Monday, July 1, 2024

Expand Experiences by Inspiring Intimacy

Would diners at your restaurant be more willing to tolerate longer wait times when accompanied by a close friend than if dining alone? Yes, for a number of reasons. The reason experimentally supported by studies at Texas A&M University, Harvard University, and University of Maryland is that consumers are attracted to the opportunity to create shared memories of experiences.
     Marketers can make an otherwise less-favorable experience more attractive by providing for physical togetherness with a relationship partner. In one of the studies, a participant was more likely to choose two free adjacent Cirque du Soleil tickets in row 55 than two free non-adjacent tickets in row 10 when the companion was a close friend rather than a casual acquaintance. Those participants imagining they were accompanied by a close friend reported placing more importance on the ability to create shared memories.
     This shared-memory effect is stronger regarding hedonic experiences—those in which pleasure comes from the experience itself—than regarding utilitarian experiences—where the pleasure comes from the outcome.

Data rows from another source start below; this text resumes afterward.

# victorramirez952/tomography_3d_reconstructor

Measured on NVIDIA B200. Metric: Gvoxels/s mask-stack->mesh+volume, higher is better.
Workload: dtype u8 -> bit-packed u32 (topology), f64 field taps -> f32 vertices

## Files before the change

tomography_3d_reconstructor_b200/csrc/t3d_common.cuh:

```cuda
#pragma once
#include <cuda_runtime.h>
#include <stdint.h>
#include <stdio.h>

int t3d_num_sms(void);
#define T3D_NUM_SMS (t3d_num_sms())
bool t3d_first_use_on_device(int slot);
enum { T3D_ONCE_FILL_HOLES_ATTR = 0, T3D_ONCE_MC_LUTS = 1, T3D_ONCE_SORT_ATTR = 2, T3D_ONCE_MORPH4_ATTR = 3, T3D_ONCE_SLOTS = 8 };

extern "C" void t3d_set_error(const char* fmt, ...);
extern "C" void t3d_count_launches(int n);
int t3d_zero_async(void* p, size_t n, cudaStream_t st);
void t3d_prezero_register(const void* p, size_t n);
void t3d_prezero_clear(void);
void t3d_canonicalize_structured_zero_range(int64_t V, int64_t F, uint32_t cap_z, uint32_t cap_g0, int Zs, int64_t* offset,
                                            int64_t* size);

#define T3D_CHECK_LAUNCH(name)                                                                   \
    do {                                                                                         \
        cudaError_t e__ = cudaGetLastError();                                                    \
        if (e__ != cudaSuccess) {                                                                \
            t3d_set_error("%s: launch failed: %s", name, cudaGetErrorString(e__));               \
            return 1;                                                                            \
        }                                                                                        \
// ... 53 lines not shown
    return v;
}

__device__ __forceinline__ uint4 ld_stream_u4(const void* p)
{
    uint4 r;
    asm volatile("ld.global.nc.L1::no_allocate.v4.u32 {%0,%1,%2,%3}, [%4];"
                 : "=r"(r.x), "=r"(r.y), "=r"(r.z), "=r"(r.w)
                 : "l"(p));
    return r;
}
__device__ __forceinline__ void st_stream_u4(void* p, uint4 v)
{
    asm volatile("st.global.L1::no_allocate.v4.u32 [%0], {%1,%2,%3,%4};" ::"l"(p), "r"(v.x), "r"(v.y),
                 "r"(v.z), "r"(v.w)
                 : "memory");
}

__device__ __forceinline__ uint32_t ge4(uint32_t v, uint32_t thr4)
{
    const uint32_t m = __vcmpgeu4(v, thr4) & 0x80808080u;
    return (m * 0x00204081u) >> 28;
}
__device__ __forceinline__ uint32_t ge16(uint4 v, uint32_t thr4)
{
    return ge4(v.x, thr4) | (ge4(v.y, thr4) << 4) | (ge4(v.z, thr4) << 8) | (ge4(v.w, thr4) << 12);
}
__device__ __forceinline__ uint32_t expand4(uint32_t nib) { return (nib * 0x00204081u) & 0x01010101u; }

__device__ __forceinline__ uint4 and4(uint4 a, uint4 b) { return make_uint4(a.x & b.x, a.y & b.y, a.z & b.z, a.w & b.w); }
__device__ __forceinline__ uint4 or4(uint4 a, uint4 b) { return make_uint4(a.x | b.x, a.y | b.y, a.z | b.z, a.w | b.w); }
__device__ __forceinline__ uint4 splat4(uint32_t v) { return make_uint4(v, v, v, v); }
__device__ __forceinline__ uint32_t popc4(uint4 a) { return __popc(a.x) + __popc(a.y) + __popc(a.z) + __popc(a.w); }
__device__ __forceinline__ uint4 valid_mask4(int w4, int W)
{
    return make_uint4(valid_mask(4 * w4, W), valid_mask(4 * w4 + 1, W), valid_mask(4 * w4 + 2, W), valid_mask(4 * w4 + 3, W));
}
__device__ __forceinline__ uint4 shl1_4(uint4 c, uint32_t l)
{
    return make_uint4(__funnelshift_l(l, c.x, 1), __funnelshift_l(c.x, c.y, 1), __funnelshift_l(c.y, c.z, 1), __funnelshift_l(c.z, c.w, 1));
}
__device__ __forceinline__ uint4 shr1_4(uint4 c, uint32_t r)
{
    return make_uint4(__funnelshift_r(c.x, c.y, 1), __funnelshift_r(c.y, c.z, 1), __funnelshift_r(c.z, c.w, 1), __funnelshift_r(c.w, r, 1));
}

__device__ __forceinline__ int64_t dev_n(int64_t cap, const unsigned long long* p)
{
    if (!p) return cap;
    const unsigned long long v = *p;
    return v < (unsigned long long)cap ? (int64_t)v : cap;
}

int t3d_morph_stage(const uint32_t* in, uint32_t* out, int Z, int H, int W, int z0, int nz, int out_rs, long long out_ps,
                    bool erode, bool ring, int ring_tail, unsigned long long* counts, cudaStream_t st);
bool t3d_morph4_eligible(int Z, int H, int W);
int t3d_morph4_launch(const uint32_t* in, uint32_t* out, int Z, int H, int W, int z0, int nz, int out_rs, long long out_ps, int ring_tail,
                      unsigned long long* counts, cudaStream_t st);
void t3d_canon_faces_ready_event(cudaEvent_t e);
bool t3d_canon_faces_ready_pending();
bool t3d_pack_gap_supported(const void* masks_u8, int Z, int H, int W, int threshold);
int t3d_pack_gap_launch(const void* masks_u8, int Z, int H, int W, int threshold, void* out, unsigned long long* counts,
                        unsigned int* bbox_t, int skip_ends, cudaStream_t st, int z_bias = 0);
int t3d_bbox_t_planes_launch(const uint32_t* bits, int n_planes, int H, int W, int z_bias, unsigned int* bbox_t, cudaStream_t st);
int t3d_close_ends_fixup_launch(const void* masks_u8, int Z, int H, int W, int threshold, const void* filled0, const void* filledT,
                                void* out, unsigned long long* counts, cudaStream_t st);
```

tomography_3d_reconstructor_b200/csrc/t3d_mc.cu:

```cuda
#include "mc_tables.h"
#include "mc33_tables.h"
#include "t3d.h"
#include "t3d_field.cuh"

__device__ __align__(16) const int8_t g_tri_table[256][T3D_MC_ROW] = {T3D_TRI_TABLE_ROWS};
static const int8_t h_tri_table[256][T3D_MC_ROW] = {T3D_TRI_TABLE_ROWS};

struct McLuts {
    uint8_t ntri[256];
};
#define MC_AMB 0x80u
__constant__ McLuts c_luts;
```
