# M-Gjerde/GaussianSplattingViewer

Measured on AMD Instinct MI355X. Metric: frames/sec + Msplats/sec, 1M Gaussians @ 1920×1080, 1/2/4/8 MI355X, higher is better.
Workload: dtype f32

## Files before the change

gaussiansplattingviewer_amd/csrc/api.hip:

```cpp
#include <algorithm>
#include <chrono>
#include <cstdio>
#include <cstdlib>
#include <cstring>
#include <mutex>
#include <string>
#include <vector>

#include "gsr.h"
#include "gsr_internal.h"

namespace {

thread_local std::string g_err;

int fail(int code, const std::string &msg) {
    g_err = msg;
    return code;
}

#define GSR_HIP(call, what)                                                                  \
    do {                                                                                     \
        hipError_t e_ = (call);                                                              \
        if (e_ != hipSuccess)                                                                \
// ... 70 lines not shown
    Buf<uint32_t> block_kept{bufs};
    Buf<uint32_t> color_ids{bufs};
    Buf<uint32_t> perm{bufs};
    Buf<uint32_t> ds_ctl{bufs};
    Buf<uint32_t> col_hist{bufs};
    Buf<uint32_t> tile_keys{bufs}, tile_vals{bufs}, tile_keys_alt{bufs}, tile_vals_alt{bufs};
    Buf<uint2> ranges_local{bufs};
    uint32_t *ranges_words() const { return reinterpret_cast<uint32_t *>(ranges_local.get()); }
    Buf<uint32_t> col_starts{bufs};
    Buf<uint32_t> blend_order{bufs};
    Buf<float> grad2d{bufs};
    Buf<int32_t> bwd_radii{bufs};
    Buf<float> cam_partials{bufs};
    Buf<uint64_t> det_slab{bufs}, det_partials{bufs};
    Buf<float> det_sums{bufs};
    Buf<uint8_t> det_marks{bufs};
    hipEvent_t ev_bwd[4] = {};
    bool bwd_timed = false;
    Buf<uint32_t> frame_words{bufs};
    uint32_t *list_n() const { return frame_words.get() + 1; }
    GsrHostWords *host_words = nullptr, *d_host_words = nullptr;
    uint32_t sort_tag = 0;
    uint32_t last_Dr = UINT32_MAX, last_D = UINT32_MAX;
    struct LastFrame {
        bool valid = false;
        int64_t K = 0;
        int64_t list = 0;
        bool tight = false;
        uint32_t gx = 0, gy = 0, rb = 0, re = 0;
        uint32_t *point_list = nullptr, *tiles_local = nullptr;
        bool packed = false;
        uint32_t id_mask = 0xFFFFFFFFu;
    } last;
    int cull = 1;
    int fast = 1;
    int depth_sort = -1;
    int tight = 1;
    int timing = 0;
    int64_t forwards = 0;
    int64_t timed_frames = 0;
    hipEvent_t ev[kTimingRing][kStages + 1] = {};
    hipEvent_t ev_color[kTimingRing][2] = {};
    int second_stream = 1;
    hipStream_t aux = nullptr;
    hipEvent_t fork = nullptr, join = nullptr;
    hipEvent_t compacted = nullptr;
    int graphs = 0;
    uint32_t ws_gen = 0;
    int64_t list_cap = 0;
    std::vector<GraphEntry> graph_cache;
    std::vector<hipGraphExec_t> graph_retired;
    uint64_t graph_clock = 0;
    int64_t graph_frames = 0, graph_records = 0, graph_overflows = 0;
};

namespace {

int order_stream(gsr_context *ctx, hipStream_t s) {
    if (ctx->ws_stream_set && s != ctx->ws_stream)
        GSR_HIP(hipDeviceSynchronize(), "hipDeviceSynchronize(stream switch)");
    ctx->ws_stream = s;
    ctx->ws_stream_set = true;
    return GSR_OK;
}

int grow(gsr_context *ctx, DevBuf &b, size_t bytes, hipStream_t s) {
// ... 60 lines not shown
}

template <typename Pred>
bool spin_on(const unsigned long long *word, Pred pred, uint64_t &value) {
    const auto t0 = std::chrono::steady_clock::now();
    for (uint32_t spin = 0;; ++spin) {
        value = __atomic_load_n(word, __ATOMIC_ACQUIRE);
        if (pred(value)) return true;
        if ((spin & 1023u) == 1023u && std::chrono::steady_clock::now() - t0 > kSpinLimit)
            return false;
    }
}
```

In another of the studies, participants were asked to assume they were spending a week in Barcelona with a romantic partner and were offered a free upgrade to first-class on a train to Figueres. But the two partners would need to sit eleven rows apart rather than together, as with their coach seats. Then for some of the participants, the ride was described as an interesting narrated tour. For the other participants, the ride was described as not having much to see along the way.
     Participants in the second group expressed a greater interest in the free upgrade and also said they’d care less about creating shared memories.
     The researchers also find that the attractiveness of an experience can be increased by pointing out to the consumer how shared memories can be created even when the participants do not live through the experience physically together. This is useful to marketers because shoppers are going solo in life, such as choosing to live alone, but hesitate going solo to activities, since they think it wouldn’t be as much fun without a close companion.
     What goes into a customer’s memory to be shared also is affected by whether the experience is shared with others. People in a group are greatly influenced by what happens early on. First impressions set the scene. Solo consumers are more influenced by what happens to them late in their experience.